#### PROMPT
The answer must consist of every line from the entries that holds the word "forked".

#### SUPPLIED MATERIAL
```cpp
hipError_t match_init_enqueue(FrontBufs& F, int ns, int nt, const qtr_frontend_params& fp, hipStream_t st, bool clear_tables,
                              int* zero_words, int n_zero) {
  (void)hipGetLastError();
  MatchArgs a;
  a.one = make_match_view(F, ns, nt, fp, (unsigned long long)fp.seed);
  a.ext = nullptr;
  LAUNCH_MV(k_match_init, a, dim3(grid_for(max(a.one.n_large, a.one.dd_mask + 1)), 1, 1), dim3(256), 0, st, clear_tables ? 1 : 0, zero_words, n_zero);
  return hipGetLastError();
}
hipError_t match_enqueue(FrontBufs& F, int ns, int nt, const qtr_frontend_params& fp, hipStream_t st, bool init_done,
                         bool prep_done, bool gather) {
  (void)hipGetLastError();
  MatchView V = make_match_view(F, ns, nt, fp, (unsigned long long)fp.seed);
  if (!gather) V.m_src = V.m_tgt = nullptr;
  const bool fused_tail = tail_is_fused(V.crosscheck != 0, V.n_large, ns);
  F.gathered = fused_tail && V.m_src != nullptr;
  const bool evs = F.nn_events != 0;
  return match_launch(&V, 1, F.nn_engine, F.n_cu, nullptr, st, evs ? F.ev_nn : nullptr, init_done, prep_done);
}

hipError_t match_enqueue_group(FrontBufs* const* F, int G, const int* n, const qtr_frontend_params* fp,
                               const unsigned long long* seeds, ViewStage* stage, hipStream_t st, bool prep_done) {
  (void)hipGetLastError();
  std::vector<MatchView> v((size_t)G);
  int max_large = 1, max_ns = 1;
  for (int g = 0; g < G; ++g) {
    v[g] = make_match_view(*F[g], n[2 * g], n[2 * g + 1], *fp, seeds[g]);
    max_large = max(max_large, v[g].n_large);
    max_ns = max(max_ns, v[g].ns);
  }
  const bool fused_tail = tail_is_fused(fp->use_crosscheck != 0, max_large, max_ns);
  for (int g = 0; g < G; ++g) F[g]->gathered = fused_tail && F[g]->m_src != nullptr;
  return match_launch(v.data(), G, F[0]->nn_engine, F[0]->n_cu, stage, st, nullptr, false, prep_done);
}

hipError_t gather_matched_enqueue(FrontBufs& F, int L, float4* m_src, float4* m_tgt, hipStream_t st) {
  if (L <= 0 || (F.gathered && m_src == F.m_src && m_tgt == F.m_tgt)) return hipSuccess;
  hipLaunchKernelGGL(k_gather_matched, dim3(grid_for(L)), dim3(256), 0, st, F.cloud[0].vox, F.cloud[1].vox, F.corr, L,
                     m_src, m_tgt);
  return hipGetLastError();
}

hipError_t match_init_attributes() {
  hipError_t e;
  (void)e;
#ifdef QTR_TEST_ENGINES
  if ((e = hipFuncSetAttribute((const void*)k_cross_fused<false, 16>, hipFuncAttributeMaxDynamicSharedMemorySize, CROSS_LDS_BYTES)) != hipSuccess) return e;
  if ((e = hipFuncSetAttribute((const void*)k_cross_fused<true, 16>, hipFuncAttributeMaxDynamicSharedMemorySize, CROSS_LDS_BYTES)) != hipSuccess) return e;
  if ((e = hipFuncSetAttribute((const void*)k_cross_fused<false, 32>, hipFuncAttributeMaxDynamicSharedMemorySize, CROSS_LDS_BYTES)) != hipSuccess) return e;
  if ((e = hipFuncSetAttribute((const void*)k_cross_fused<true, 32>, hipFuncAttributeMaxDynamicSharedMemorySize, CROSS_LDS_BYTES)) != hipSuccess) return e;
#define SET_LDS2(kern)                                                                                                   \
  if ((e = hipFuncSetAttribute((const void*)kern<false, 32>, hipFuncAttributeMaxDynamicSharedMemorySize, 132 * 1024)) != hipSuccess) \
    return e;                                                                                                            \
  if ((e = hipFuncSetAttribute((const void*)kern<true, 32>, hipFuncAttributeMaxDynamicSharedMemorySize, 132 * 1024)) != hipSuccess)  \
    return e;
  SET_LDS2(k_pairs_fused)
#undef SET_LDS2
#endif
  return hipSuccess;
}
// ... 1 lines not shown
```

Baseline: 2862 registrations/s.

## Fuse cross-check, tuple test and compaction into one multi-block match tail kernel

Adds k_match_tail, which combines cross-check gathering, the tuple consistency trials and the final compaction into one launch with a last-block ticket. By default (TAIL_TWO) it runs after k_cross_multi for single-view matching. This replaces a sequence of tail kernels and is meant to cut launch count and inter-kernel gaps. Separately, the fork event is skipped when the main stream is already idle, and when no outputs or stage events are needed the join event is replaced by a host synchronize. This trades event overhead for a blocking wait and adds a global atomic ticket that must be reset on each run.

Result: no change. 2858 registrations/s (-0.1%).

```diff
diff --git a/quatro_amd/csrc/capi.hip b/quatro_amd/csrc/capi.hip
--- a/quatro_amd/csrc/capi.hip
+++ b/quatro_amd/csrc/capi.hip
@@ -146,6 +146,7 @@
   unsigned long long uid = 0;
   int stage_events = 1;
   int corr_overlap = 1;
+  bool fork_always = false, join_always = false;
   int nn_event_stride = 1;
   int icp_block = 0;
   std::mutex kf_mu;
@@ -544,6 +545,9 @@
     h->nn_event_stride = h->stage_events ? 1 : 0;
     const char* co = getenv("QTR_CORR_OVERLAP");
     h->corr_overlap = (co && atoi(co) == 0) ? 0 : 1;
+    const char* pm = QTR_ENGINE_ENV("QTR_PAIR_MARKERS");
+    h->fork_always = pm && (strcmp(pm, "fork") == 0 || strcmp(pm, "both") == 0);
+    h->join_always = pm && (strcmp(pm, "join") == 0 || strcmp(pm, "both") == 0);
     const char* ib = getenv("QTR_ICP_BLOCK");
     h->icp_block = ib ? std::max(0, atoi(ib)) : 0;
   }
@@ -1631,6 +1635,7 @@
   int n = 0, mem = QTR_MEM_HOST;
   const qtr_params* prm = nullptr;
   bool enqueued = false;
+  bool forked = false;
   int seq = 0;
   const float4 *cs = nullptr, *ct = nullptr;
   std::unique_ptr<InFlight> in_flight;
@@ -1638,7 +1643,7 @@
 static int corr_early_enqueue(qtr_handle* h, Slot& s, CorrEarly& ce) {
   ce.enqueued = true;
   const bool ev_on = h->stage_events != 0;
-  QTR_HIP_TRY(h, hipStreamWaitEvent(s.stream3, s.ev_fork, 0));
+  if (ce.forked) QTR_HIP_TRY(h, hipStreamWaitEvent(s.stream3, s.ev_fork, 0));
   if (ev_on) QTR_HIP_TRY(h, hipEventRecord(s.ev[EV_BE0], s.stream3));
   QTR_TRY(corr_stage(h, s, ce.src, ce.tgt, ce.n, ce.mem, s.stream3, &ce.cs, &ce.ct));
   s.last_L = ce.n;
@@ -1737,7 +1742,11 @@
   QTR_HIP_TRY(h, hipSetDevice(h->device));
   if (early && !early->enqueued) {
     QTR_TRY(ensure_stream3(h, s));
-    QTR_HIP_TRY(h, hipEventRecord(s.ev_fork, s.stream));
+    const hipError_t q = h->fork_always ? hipErrorNotReady : hipStreamQuery(s.stream);
+    if (q != hipSuccess && q != hipErrorNotReady) QTR_HIP_TRY(h, q);
+    (void)hipGetLastError();
+    early->forked = q != hipSuccess;
+    if (early->forked) QTR_HIP_TRY(h, hipEventRecord(s.ev_fork, s.stream));
   }
   const float4 *d_s = (const float4*)src_raw4, *d_t = (const float4*)tgt_raw4;
   if (mem == QTR_MEM_HOST) {
@@ -1838,8 +1847,12 @@
     ce.in_flight.reset();
     result_from_mail(s, res);
     rc = res->status;
-    QTR_HIP_TRY(h, hipEventRecord(s.ev_join, s.stream3));
-    QTR_HIP_TRY(h, hipStreamWaitEvent(s.stream, s.ev_join, 0));
+    if (clique || final_inliers || h->stage_events || h->join_always) {
+      QTR_HIP_TRY(h, hipEventRecord(s.ev_join, s.stream3));
+      QTR_HIP_TRY(h, hipStreamWaitEvent(s.stream, s.ev_join, 0));
+    } else {
+      QTR_HIP_TRY(h, hipStreamSynchronize(s.stream3));
+    }
     if (h->stage_events) QTR_HIP_TRY(h, hipEventRecord(s.ev[EV_END], s.stream));
     rc = finish_registration(h, s, rc, TIMES_PAIR_OVERLAP, res, clique, nullptr, final_inliers, cap, mem_out, s.stream);
     drain.armed = rc != QTR_OK && rc != QTR_ERR_CLIQUE_TOO_SMALL;
diff --git a/quatro_amd/csrc/frontend.h b/quatro_amd/csrc/frontend.h
--- a/quatro_amd/csrc/frontend.h
+++ b/quatro_amd/csrc/frontend.h
@@ -124,6 +124,8 @@
   int pad;
 };
 #define TAIL_MAXWG 256
+enum { TAIL_ONE = 0, TAIL_MULTI = 1, TAIL_SINGLE = 2, TAIL_TWO = 3 };
+#define TAIL_ONE_WGS 256
 struct MatchView {
   NnDir d[2];
   const float4 *vox_i, *vox_j;
@@ -199,6 +201,8 @@
   int mail_seq = 0;
   int nn_engine = 2;
   int n_cu = 256;
+  int match_tail = TAIL_TWO;
+  int tail_wgs = TAIL_ONE_WGS;
   int nn_events = 1;
   hipEvent_t ev_nn[4] = {};
 };
diff --git a/quatro_amd/csrc/frontend.hip b/quatro_amd/csrc/frontend.hip
--- a/quatro_amd/csrc/frontend.hip
+++ b/quatro_amd/csrc/frontend.hip
@@ -1744,7 +1744,7 @@
   per_cloud += (size_t)max_voxels * (16 + 72) + 512;
   per_cloud += 2 * (size_t)(QTR_CELL_CAP + 4096) * 4 + 512;
   per_cloud += (size_t)max_points * 16 + 256;
-  size_t shared = (size_t)max_voxels * 64 + 16384 + 2 * TAIL_MAXWG * 4;
+  size_t shared = (size_t)max_voxels * 64 + 16384 + 2 * TAIL_MAXWG * 4 + 256;
   shared += (size_t)max_voxels * (4 + 4 + 4 + 8) + (size_t)max_voxels * 4 * 6 + 4096;
   const size_t vpad = ((size_t)max_voxels + 511) / 512 * 512;
   per_cloud += 3 * 34 * vpad * 4 + (size_t)max_voxels * 8 + 4096;
@@ -1809,7 +1809,7 @@
   F.cross_i = (int*)take((size_t)max_voxels * 8);
   F.cross_j = (int*)take((size_t)max_voxels * 8);
   F.flags = (int*)take((size_t)max_voxels * 4);
-  F.scan = (int*)take((size_t)max(max_voxels + 1, 2 * TAIL_MAXWG) * 4);
+  F.scan = (int*)take((size_t)max(max_voxels + 1, 2 * TAIL_MAXWG + 1) * 4);
   F.passed = (int*)take((size_t)max_voxels * 8);
   F.tgt_of_src = (int*)take((size_t)max_voxels * 4);
   F.corr = (int*)take((size_t)max_voxels * 16);
@@ -1830,6 +1830,10 @@
   {
     const char* e = QTR_ENGINE_ENV("QTR_NN_ENGINE");
     F.nn_engine = (e && strcmp(e, "exact") == 0) ? 0 : (e && strcmp(e, "mfma32") == 0) ? 1 : 2;
+    const char* t = QTR_ENGINE_ENV("QTR_MATCH_TAIL");
+    F.match_tail = (t && strcmp(t, "single") == 0) ? TAIL_SINGLE : (t && strcmp(t, "multi") == 0) ? TAIL_MULTI : (t && strcmp(t, "one") == 0) ? TAIL_ONE : TAIL_TWO;
+    const char* tw = QTR_ENGINE_ENV("QTR_MATCH_TAIL_WGS");
+    if (tw && atoi(tw) >= 1 && atoi(tw) <= 1024) F.tail_wgs = atoi(tw);
     int dev = 0, cus = 0;
     if (hipGetDevice(&dev) == hipSuccess &&
         hipDeviceGetAttribute(&cus, hipDeviceAttributeMultiprocessorCount, dev) == hipSuccess && cus > 0)
diff --git a/quatro_amd/csrc/match.hip b/quatro_amd/csrc/match.hip
--- a/quatro_amd/csrc/match.hip
+++ b/quatro_amd/csrc/match.hip
@@ -1303,7 +1303,7 @@
       V.table_i[i] = ~0ULL;
       V.table_j[i] = ~0ULL;
     }
-  for (int i = gid; i < 2 * TAIL_MAXWG; i += gsz) V.scan[i] = 0;
+  for (int i = gid; i < 2 * TAIL_MAXWG + 1; i += gsz) V.scan[i] = 0;
 }
 
 template <bool EXT>
@@ -1433,10 +1433,12 @@
   d_block_scan(V.tgt_of_src, V.scan, V.ns, [](int x) { return x >= 0 ? 1 : 0; });
 }
 
-__device__ __forceinline__ void match_mail(const MatchView& V, int t, int total, int ntuple) {
+__device__ __forceinline__ void match_mail(const MatchView& V, int t, int total, int ntuple, int ncross = -1) {
   int* mail = V.mail;
   if (t < 16)
-    mail_store_line(mail + MAIL_MATCH, t, (t == MC_NCORR) ? total : (t == MC_NTUPLE) ? ntuple : V.mcounts[t], V.seq);
+    mail_store_line(mail + MAIL_MATCH, t,
+                    (t == MC_NCORR) ? total : (t == MC_NTUPLE) ? ntuple : (t == MC_NCROSS && ncross >= 0) ? ncross : V.mcounts[t],
+                    V.seq);
   else if (t < 32)
     mail_store_line(mail + MAIL_CNT0, t - 16, V.counts0[t - 16], V.seq);
   else
@@ -1470,6 +1472,33 @@
     }
   }
   if (blockIdx.x == 0 && threadIdx.x == 0) V.mcounts[MC_NCROSS] = V.scan[V.n_large];
+}
+
+__device__ __forceinline__ bool tuple_trial_ok(const float4 (&pa)[3], const float4 (&pb)[3], float mix, float miy, float miz,
+                                               float mjx, float mjy, float mjz, float scale) {
+  float pi[3][3], pj[3][3];
+#pragma unroll
+  for (int k = 0; k < 3; ++k) {
+    pi[k][0] = pa[k].x - mix;
+    pi[k][1] = pa[k].y - miy;
+    pi[k][2] = pa[k].z - miz;
+    pj[k][0] = pb[k].x - mjx;
+    pj[k][1] = pb[k].y - mjy;
+    pj[k][2] = pb[k].z - mjz;
+  }
+  float li[3], lj[3];
+#pragma unroll
+  for (int k = 0; k < 3; ++k) {
+    const int k2 = (k + 1) % 3;
+    float dx = pi[k][0] - pi[k2][0], dy = pi[k][1] - pi[k2][1], dz = pi[k][2] - pi[k2][2];
+    li[k] = sqrtf(dx * dx + (dy * dy + dz * dz));
+    dx = pj[k][0] - pj[k2][0];
+    dy = pj[k][1] - pj[k2][1];
+    dz = pj[k][2] - pj[k2][2];
+    lj[k] = sqrtf(dx * dx + (dy * dy + dz * dz));
+  }
+  return (li[0] * scale < lj[0]) && (lj[0] < li[0] / scale) && (li[1] * scale < lj[1]) && (lj[1] < li[1] / scale) &&
+         (li[2] * scale < lj[2]) && (lj[2] < li[2] / scale);
 }
 
 template <bool EXT>
@@ -1492,31 +1521,14 @@
     const int r0 = (int)(qm_rand_u32(seed, 3ULL * (u64)t) % (u32)ncorr);
     const int r1 = (int)(qm_rand_u32(seed, 3ULL * (u64)t + 1ULL) % (u32)ncorr);
     const int r2 = (int)(qm_rand_u32(seed, 3ULL * (u64)t + 2ULL) % (u32)ncorr);
-    float pi[3][3], pj[3][3];
     const int rr[3] = {r0, r1, r2};
+    float4 pa[3], pb[3];
 #pragma unroll
     for (int k = 0; k < 3; ++k) {
-      const float4 pa = pts_i[cross_i[rr[k]]], pb = pts_j[cross_j[rr[k]]];
-      pi[k][0] = pa.x - mix;
-      pi[k][1] = pa.y - miy;
-      pi[k][2] = pa.z - miz;
-      pj[k][0] = pb.x - mjx;
-      pj[k][1] = pb.y - mjy;
-      pj[k][2] = pb.z - mjz;
-    }
-    float li[3], lj[3];
-#pragma unroll
-    for (int k = 0; k < 3; ++k) {
-      const int k2 = (k + 1) % 3;
-      float dx = pi[k][0] - pi[k2][0], dy = pi[k][1] - pi[k2][1], dz = pi[k][2] - pi[k2][2];
-      li[k] = sqrtf(dx * dx + (dy * dy + dz * dz));
-      dx = pj[k][0] - pj[k2][0];
-      dy = pj[k][1] - pj[k2][1];
-      dz = pj[k][2] - pj[k2][2];
-      lj[k] = sqrtf(dx * dx + (dy * dy + dz * dz));
-    }
-    if ((li[0] * scale < lj[0]) && (lj[0] < li[0] / scale) && (li[1] * scale < lj[1]) && (lj[1] < li[1] / scale) &&
-        (li[2] * scale < lj[2]) && (lj[2] < li[2] / scale)) {
+      pa[k] = pts_i[cross_i[rr[k]]];
+      pb[k] = pts_j[cross_j[rr[k]]];
+    }
+    if (tuple_trial_ok(pa, pb, mix, miy, miz, mjx, mjy, mjz, scale)) {
       V.passed[r0] = 1;
       V.passed[r1] = 1;
       V.passed[r2] = 1;
@@ -2004,6 +2016,207 @@
     }
 }
 
+#define MT_MAX_ROWS 32768
+#define MT_KMAX (MT_MAX_ROWS / 1024)
+#define MT_BIT_WORDS (MT_MAX_ROWS / 32)
+#define MT_LDS_BYTES(n_small) (((size_t)(n_small) + 2 * MT_BIT_WORDS) * 4)
+__global__ __launch_bounds__(1024) void k_match_tail(MatchView V, int from_global) {
+  extern __shared__ u32 mt_s[];
+  __shared__ int wsum[16];
+  __shared__ int s_ticket, s_ntuple;
+  const int tid = threadIdx.x, lane = tid & 63, wave = tid >> 6;
+  const int n_large = V.n_large, n_small = V.n_small;
+  const int W = gridDim.x, w = blockIdx.x;
+  u32* list = mt_s;
+  u32* bits = mt_s + (from_global ? 0 : n_small);
+  u32* pre = bits + MT_BIT_WORDS;
+  QTR_STAMP(STAMP_CROSS, 0)
+  int nc = 0;
+  if (!from_global) {
+  const u32* __restrict__ lo_small = (const u32*)V.best_small;
+  const u32* __restrict__ lo_large = (const u32*)V.best_large;
+  const int K = (n_large + 1023) >> 10, row0 = wave * 64 * K + lane;
+  const int per = (n_small + W - 1) / W, m0 = w * per, m1 = min(n_small, m0 + per);
+  u32 bs[16];
+  int jj[MT_KMAX];
+#pragma unroll
+  for (int q = 0; q < 16; ++q) bs[q] = (tid + q * 1024 < n_small) ? lo_small[2u * (u32)(tid + q * 1024)] : ~0u;
+#pragma unroll
+  for (int k = 0; k < MT_KMAX; ++k) {
+    const int i = row0 + k * 64;
+    jj[k] = (k < K && i < n_large) ? (int)lo_large[2u * (u32)i] : -1;
+  }
+#pragma unroll
+  for (int q = 0; q < 16; ++q) {
+    const int j = tid + q * 1024;
+    if (j < n_small) {
+      const int v = (bs[q] == ~0u) ? 0 : (int)bs[q];
+      list[j] = (u32)v;
+      if (j >= m0 && j < m1) V.nn_of_small[j] = v;
+    }
+  }
+  for (int j = tid + 16 * 1024; j < n_small; j += 1024) {
+    const u32 b = lo_small[2u * (u32)j];
+    const int v = (b == ~0u) ? 0 : (int)b;
+    list[j] = (u32)v;
+    if (j >= m0 && j < m1) V.nn_of_small[j] = v;
+  }
+  __syncthreads();
+  u32 keep = 0;
+#pragma unroll
+  for (int k = 0; k < MT_KMAX; ++k) {
+    if (k < K) {
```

#### ANSWER
+  bool forked = false;
+  if (ce.forked) QTR_HIP_TRY(h, hipStreamWaitEvent(s.stream3, s.ev_fork, 0));
+    early->forked = q != hipSuccess;
+    if (early->forked) QTR_HIP_TRY(h, hipEventRecord(s.ev_fork, s.stream));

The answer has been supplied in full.